(Data to use)
rt_status rt_set_option(const char* key, int value) {
    if (!key) return invalid("null option key");
    ++g_opt_epoch;
    const std::string k(key);
    if (k == "kernel") { if (value != RT_KERNEL_PIXEL && value != RT_KERNEL_STAGED) return invalid("kernel: 0 (pixel) or 3 (staged)"); g_opt.kernel = value; }
    else if (k == "leaf_threshold") { if (value < 1 || value > 64) return invalid("leaf_threshold: 1..64"); g_opt.leaf_threshold = value; }
    else if (k == "box_threshold") { if (value < 1 || value > 64) return invalid("box_threshold: 1..64"); g_opt.box_threshold = value; }
    else if (k == "medium_threshold") { if (value < 1 || value > 64) return invalid("medium_threshold: 1..64"); g_opt.medium_threshold = value; }
    else if (k == "diel_threshold") { if (value < 1 || value > 64) return invalid("diel_threshold: 1..64"); g_opt.diel_threshold = value; }
    else if (k == "newpath_threshold") { if (value < 0 || value > 64) return invalid("newpath_threshold: 0 (by kernel family) or 1..64"); g_opt.newpath_threshold = value; }
    else if (k == "sparse_stride") { if (value != 0 && value != 2 && value != 4 && value != 8 && value != 16 && value != 32 && value != 64) return invalid("sparse_stride: 0, 2, 4, ... 64"); g_opt.sparse_stride = value; }
    else if (k == "sparse_factor_x10") { if (value < 10 || value > 1000) return invalid("sparse_factor_x10: 10..1000"); g_opt.sparse_factor_x10 = value; }
    else if (k == "heavy_factor_x10") { if (value < 10 || value > 1000) return invalid("heavy_factor_x10: 10..1000"); g_opt.heavy_factor_x10 = value; }
    else if (k == "tier_auto") { if (value < 0 || value > 1) return invalid("tier_auto: 0 or 1"); g_opt.tier_auto = value; }
    else if (k == "tier_kernel") { if (value < 0 || value > 1) return invalid("tier_kernel: 0 or 1"); g_opt.tier_kernel = value; }
    else if (k == "handoff") { if (value < 0 || value > 1) return invalid("handoff: 0 or 1"); g_opt.handoff = value; }
    else if (k == "handoff_scan") { if (value < 0 || value > 1) return invalid("handoff_scan: 0 or 1"); g_opt.handoff_scan = value; }
    else if (k == "handoff_poll_us") { if (value < 1 || value > 1000000) return invalid("handoff_poll_us: 1..1000000"); g_opt.handoff_poll_us = value; }
    else if (k == "handoff_pixels") { if (value < -1 || value > (1 << 24)) return invalid("handoff_pixels: -1 (auto) or 0..16777216"); g_opt.handoff_pixels = value; }
    else if (k == "prior") { if (value < 0 || value > 1) return invalid("prior: 0 or 1"); g_opt.prior = value; }
    else if (k == "presplit_samples") { if (value < 0 || value > 4096) return invalid("presplit_samples: 0..4096"); g_opt.presplit_samples = value; }
    else if (k == "resplit_samples") { if (value < 0 || value > 65536) return invalid("resplit_samples: 0..65536"); g_opt.resplit_samples = value; }
    else if (k == "split_samples") { if (value < 1 || value > 4096) return invalid("split_samples: 1..4096"); g_opt.split_samples = value; }
    else if (k == "tier1_factor_x10") { if (value < 10 || value > 10000) return invalid("tier1_factor_x10: 10..10000"); g_opt.tier1_factor_x10 = value; }
    else if (k == "cost_smooth_percent") { if (value < 0 || value > 100) return invalid("cost_smooth_percent: 0..100"); g_opt.cost_smooth_percent = value; }
    else if (k == "tier1_depth") { if (value < 1 || value > 64) return invalid("tier1_depth: 1..64"); g_opt.tier1_depth = value; }
    else if (k == "tier1_pixels") { if (value < 0 || value > 65536) return invalid("tier1_pixels: 0..65536"); g_opt.tier1_pixels = value; }
    else if (k == "semi_stride") { if (value != -1 && value != 0 && value != 1 && value != 2 && value != 4 && value != 8) return invalid("semi_stride: -1 (by kernel family), 0, 1, 2, 4 or 8"); g_opt.semi_stride = value; }
    else if (k == "sparse_eager") { if (value < 0 || value > 1) return invalid("sparse_eager: 0 or 1"); g_opt.sparse_eager = value; }
    else if (k == "tier_priority") { if (value < 0 || value > 3) return invalid("tier_priority: 0..3"); g_opt.tier_priority = value; }
    else if (k == "semi_priority") { if (value < 0 || value > 3) return invalid("semi_priority: 0..3"); g_opt.semi_priority = value; }
    else if (k == "sparse_priority") { if (value < 0 || value > 3) return invalid("sparse_priority: 0..3"); g_opt.sparse_priority = value; }
    else if (k == "sparse_work_percent") { if (value < 0 || value > 100) return invalid("sparse_work_percent: 0..100"); g_opt.sparse_work_percent = value; }
    else if (k == "sparse_wg_percent") { if (value < 1 || value > 100) return invalid("sparse_wg_percent: 1..100"); g_opt.sparse_wg_percent = value; }
    else if (k == "heavy_max_tiles") { if (value < 0 || value > 4096) return invalid("heavy_max_tiles: 0..4096"); g_opt.heavy_max_tiles = value; }
    else if (k == "bvh_collapse") { if (value < 0 || value > 3) return invalid("bvh_collapse: 0..3 (read by rt_scene_create)"); g_opt.bvh_collapse = value; }
    else if (k == "scan_nodes") { if (value < 0 || value > 64) return invalid("scan_nodes: 0..64"); g_opt.scan_nodes = value; }
    else if (k == "multi_force_rccl") { if (value < 0 || value > 1) return invalid("multi_force_rccl: 0 or 1"); g_opt.multi_force_rccl = value; }
    else if (k == "cost_map") { if (value < 0 || value > 1) return invalid("cost_map: 0 or 1"); g_opt.cost_map = value; }
    else if (k == "lpt") { if (value < 0 || value > 1) return invalid("lpt: 0 or 1"); g_opt.lpt = value; }
    else if (k == "threads") { if (value != 0 && (value < 64 || value > 768 || (value % 64))) return invalid("threads: 0 (per kernel family) or a multiple of 64 up to 768 (512 for the lean spheres-only kernels)"); g_opt.threads = value; }
    else if (k == "lds_mode") { if (value < -1 || value > 4) return invalid("lds_mode: -1..4"); g_opt.lds_mode = value; }
    else if (k == "steps_per_trip") { if (value < 1 || value > 64) return invalid("steps_per_trip: 1..64"); g_opt.steps_per_trip = value; }
    else if (k == "shade_threshold") { if (value < 0 || value > 64) return invalid("shade_threshold: 0 (by the launch's load) or 1..64"); g_opt.shade_threshold = value; }
    else if (k == "trace_lds") { if (value < -1 || value > 2) return invalid("trace_lds: -1 (auto) .. 2"); g_opt.trace_lds = value; }
    else if (k == "radiance_lds") { if (value < -1 || value > 2) return invalid("radiance_lds: -1 (auto) .. 2"); g_opt.radiance_lds = value; }
    else if (k == "aov_lds") { if (value < -1 || value > 2) return invalid("aov_lds: -1 (auto) .. 2"); g_opt.aov_lds = value; }
    else if (k == "aov_through_lds") { if (value < -1 || value > 2) return invalid("aov_through_lds: -1 (auto) .. 2"); g_opt.aov_through_lds = value; }
    else if (k == "denoise_lds") { if (value < -1 || value > 1) return invalid("denoise_lds: -1 (auto), 0 (direct) or 1 (staged)"); g_opt.denoise_lds = value; }
    else if (k == "upscale_lds") { if (value < -1 || value > 1) return invalid("upscale_lds: -1 (auto), 0 (direct) or 1 (staged)"); g_opt.upscale_lds = value; }
    else if (k == "trace_tree") { if (value < 0 || value > 1) return invalid("trace_tree: 0 (reference tree) or 1 (walk array)"); g_opt.trace_tree = value; }
    else if (k == "adaptive_tier") { if (value < -1 || value > 1) return invalid("adaptive_tier: -1 (auto), 0 (main kernel) or 1 (tier kernel)"); g_opt.adaptive_tier = value; }
    else if (k == "wg_per_cu") { if (value < 0 || value > 8) return invalid("wg_per_cu: 0 (per kernel family) .. 8"); g_opt.wg_per_cu = value; }
    else return invalid("unknown option");
    return RT_OK;
}
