constexpr int kPeBytes = 14 * 1024, kPoolBytes = 30 * 1024, kWgATile = kPeBytes + kPoolBytes;
constexpr int C_B1 = 0, C_B2 = 256, C_B3 = 304, C_B4 = 560, C_B5 = 688, C_B6 = 816, C_W6V = 944, C_B7 = 1072,
              C_W8 = 1200, C_MISC = 1328, C_DFEAT = 1332, C_CAMS = 1372, C_W1 = C_CAMS + 16 * kMaxViews,
              C_MK = C_W1 + 128, C_TGT = C_MK + 128, C_TBL = C_TGT + 3 * kMaxTargets;
constexpr int kWgConst = C_TBL + kMaxTargets * 16 / 4;
constexpr int kViewBars = 2 * kWgRing + 4;
constexpr int kWgSmem = kWgRing * kWgStage + 2 * kWgATile + kWgConst * 4 + 4  + kViewBars * 8;
static_assert(kWgSmem + kWgMaxChunks * 16 <= 227 * 1024, "shared memory of one CTA");
constexpr int kViewThreads = 4 * 128;
constexpr int kViewConsumerRegs = 208, kViewFrontRegs = 72, kViewProducerRegs = 24;

enum Phase {
  PH_FRONT, PH_BAR, PH_WEIGHTS, PH_F1, PH_F1_EPI, PH_F2, PH_F2_EPI, PH_F3, PH_F3_EPI, PH_F4, PH_F4_EPI, PH_F5,
  PH_F5_EPI, PH_F6, PH_F6_EPI, PH_F7, PH_F7_EPI, PH_POOL2, PH_HANDOFF,
  PH_T = 28, PH_W = 29, PH_ITERS = 30, PH_LIFE = 31
};
constexpr int kPhaseSlots = 32;
__shared__ long long s_phase[3][kPhaseSlots];
template <bool PROF>
struct PhaseClock {
  const ViewFusedArgs& a;
  int wg;
  __device__ __forceinline__ bool on() const {
    return PROF && a.dbg != nullptr && blockIdx.x == 0 && (threadIdx.x & 127) == 0;
  }
  __device__ __forceinline__ long long* c() const { return s_phase[wg]; }
  __device__ __forceinline__ void start() {
    if (!on()) return;
    for (int i = 0; i < kPhaseSlots; ++i) c()[i] = 0;
    c()[PH_T] = c()[PH_LIFE] = clock64();
  }
  __device__ __forceinline__ void mark(int ph, long long waits) {
    if (!on()) return;
    long long* s = c();
    const long long now = clock64();
    s[ph] += now - s[PH_T] - (waits - s[PH_W]);
    s[PH_WEIGHTS] += waits - s[PH_W];
    s[PH_T] = now;
    s[PH_W] = waits;
  }
  __device__ __forceinline__ void iteration() {
    if (on()) ++c()[PH_ITERS];
  }
  __device__ __forceinline__ void finish() {
    if (!on()) return;
    c()[PH_LIFE] = clock64() - c()[PH_LIFE];
    for (int i = 0; i < kPhaseSlots; ++i) a.dbg[kPhaseSlots * wg + i] = c()[i];
  }
};

__device__ __forceinline__ void pe_comp(float x, float* o) {
  float s, c;
  __sincosf(x, &s, &c);
  o[0] = x;
#pragma unroll
  for (int k = 0; k < 5; ++k) {
    o[1 + k] = c;
    o[6 + k] = s;
    const float s2 = 2.f * s * c, c2 = 1.f - 2.f * s * s;
    s = s2; c = c2;
  }
}

template <int KS>
__device__ __forceinline__ void layer_ss256(float* acc, uint32_t a_tile, Ring& rg) {
  layer_issue<256, KS>(acc, rg, [&](float* d, int ks, uint64_t bd, uint32_t sc) {
    const uint64_t ad = smem_desc(a_tile + ks * 2048u, 1024u, 128u);
    Wgmma<128, 0, 0>::mma(d, ad, bd, sc);
    Wgmma<128, 0, 0>::mma(d + 64, ad, bd + (2048u >> 4), sc);
  });
}

template <int N, int KS>
__device__ __forceinline__ void layer_rs_issue(float* acc, const uint32_t (&af)[KS][4], Ring& rg) {
  layer_issue<N, KS>(acc, rg, [&](float* d, int ks, uint64_t bd, uint32_t sc) { WgmmaRS<N>::mma(d, af[ks], bd, sc); });
}

__device__ __forceinline__ void named_bar_arrive(int id, int nthreads) {
  asm volatile("bar.arrive %0, %1;" ::"r"(id), "r"(nthreads) : "memory");
}

__device__ __forceinline__ void store2_64(uint8_t* tile, int r, int col, float x, float y) {
  *reinterpret_cast<uint32_t*>(tile + (col >> 3) * 1024 + (r >> 3) * 128 + (r & 7) * 16 + (col & 7) * 2) =
      pack_bf16x2(x, y);
}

(Work instructions) Exactly the lines running from the top of the records to the line that contains "g_opt.tier_auto = value;", inclusive, must be set down, and nothing more.

(Reply)
rt_status rt_set_option(const char* key, int value) {
    if (!key) return invalid("null option key");
    ++g_opt_epoch;
    const std::string k(key);
    if (k == "kernel") { if (value != RT_KERNEL_PIXEL && value != RT_KERNEL_STAGED) return invalid("kernel: 0 (pixel) or 3 (staged)"); g_opt.kernel = value; }
    else if (k == "leaf_threshold") { if (value < 1 || value > 64) return invalid("leaf_threshold: 1..64"); g_opt.leaf_threshold = value; }
    else if (k == "box_threshold") { if (value < 1 || value > 64) return invalid("box_threshold: 1..64"); g_opt.box_threshold = value; }
    else if (k == "medium_threshold") { if (value < 1 || value > 64) return invalid("medium_threshold: 1..64"); g_opt.medium_threshold = value; }
    else if (k == "diel_threshold") { if (value < 1 || value > 64) return invalid("diel_threshold: 1..64"); g_opt.diel_threshold = value; }
    else if (k == "newpath_threshold") { if (value < 0 || value > 64) return invalid("newpath_threshold: 0 (by kernel family) or 1..64"); g_opt.newpath_threshold = value; }
    else if (k == "sparse_stride") { if (value != 0 && value != 2 && value != 4 && value != 8 && value != 16 && value != 32 && value != 64) return invalid("sparse_stride: 0, 2, 4, ... 64"); g_opt.sparse_stride = value; }
    else if (k == "sparse_factor_x10") { if (value < 10 || value > 1000) return invalid("sparse_factor_x10: 10..1000"); g_opt.sparse_factor_x10 = value; }
    else if (k == "heavy_factor_x10") { if (value < 10 || value > 1000) return invalid("heavy_factor_x10: 10..1000"); g_opt.heavy_factor_x10 = value; }
    else if (k == "tier_auto") { if (value < 0 || value > 1) return invalid("tier_auto: 0 or 1"); g_opt.tier_auto = value; }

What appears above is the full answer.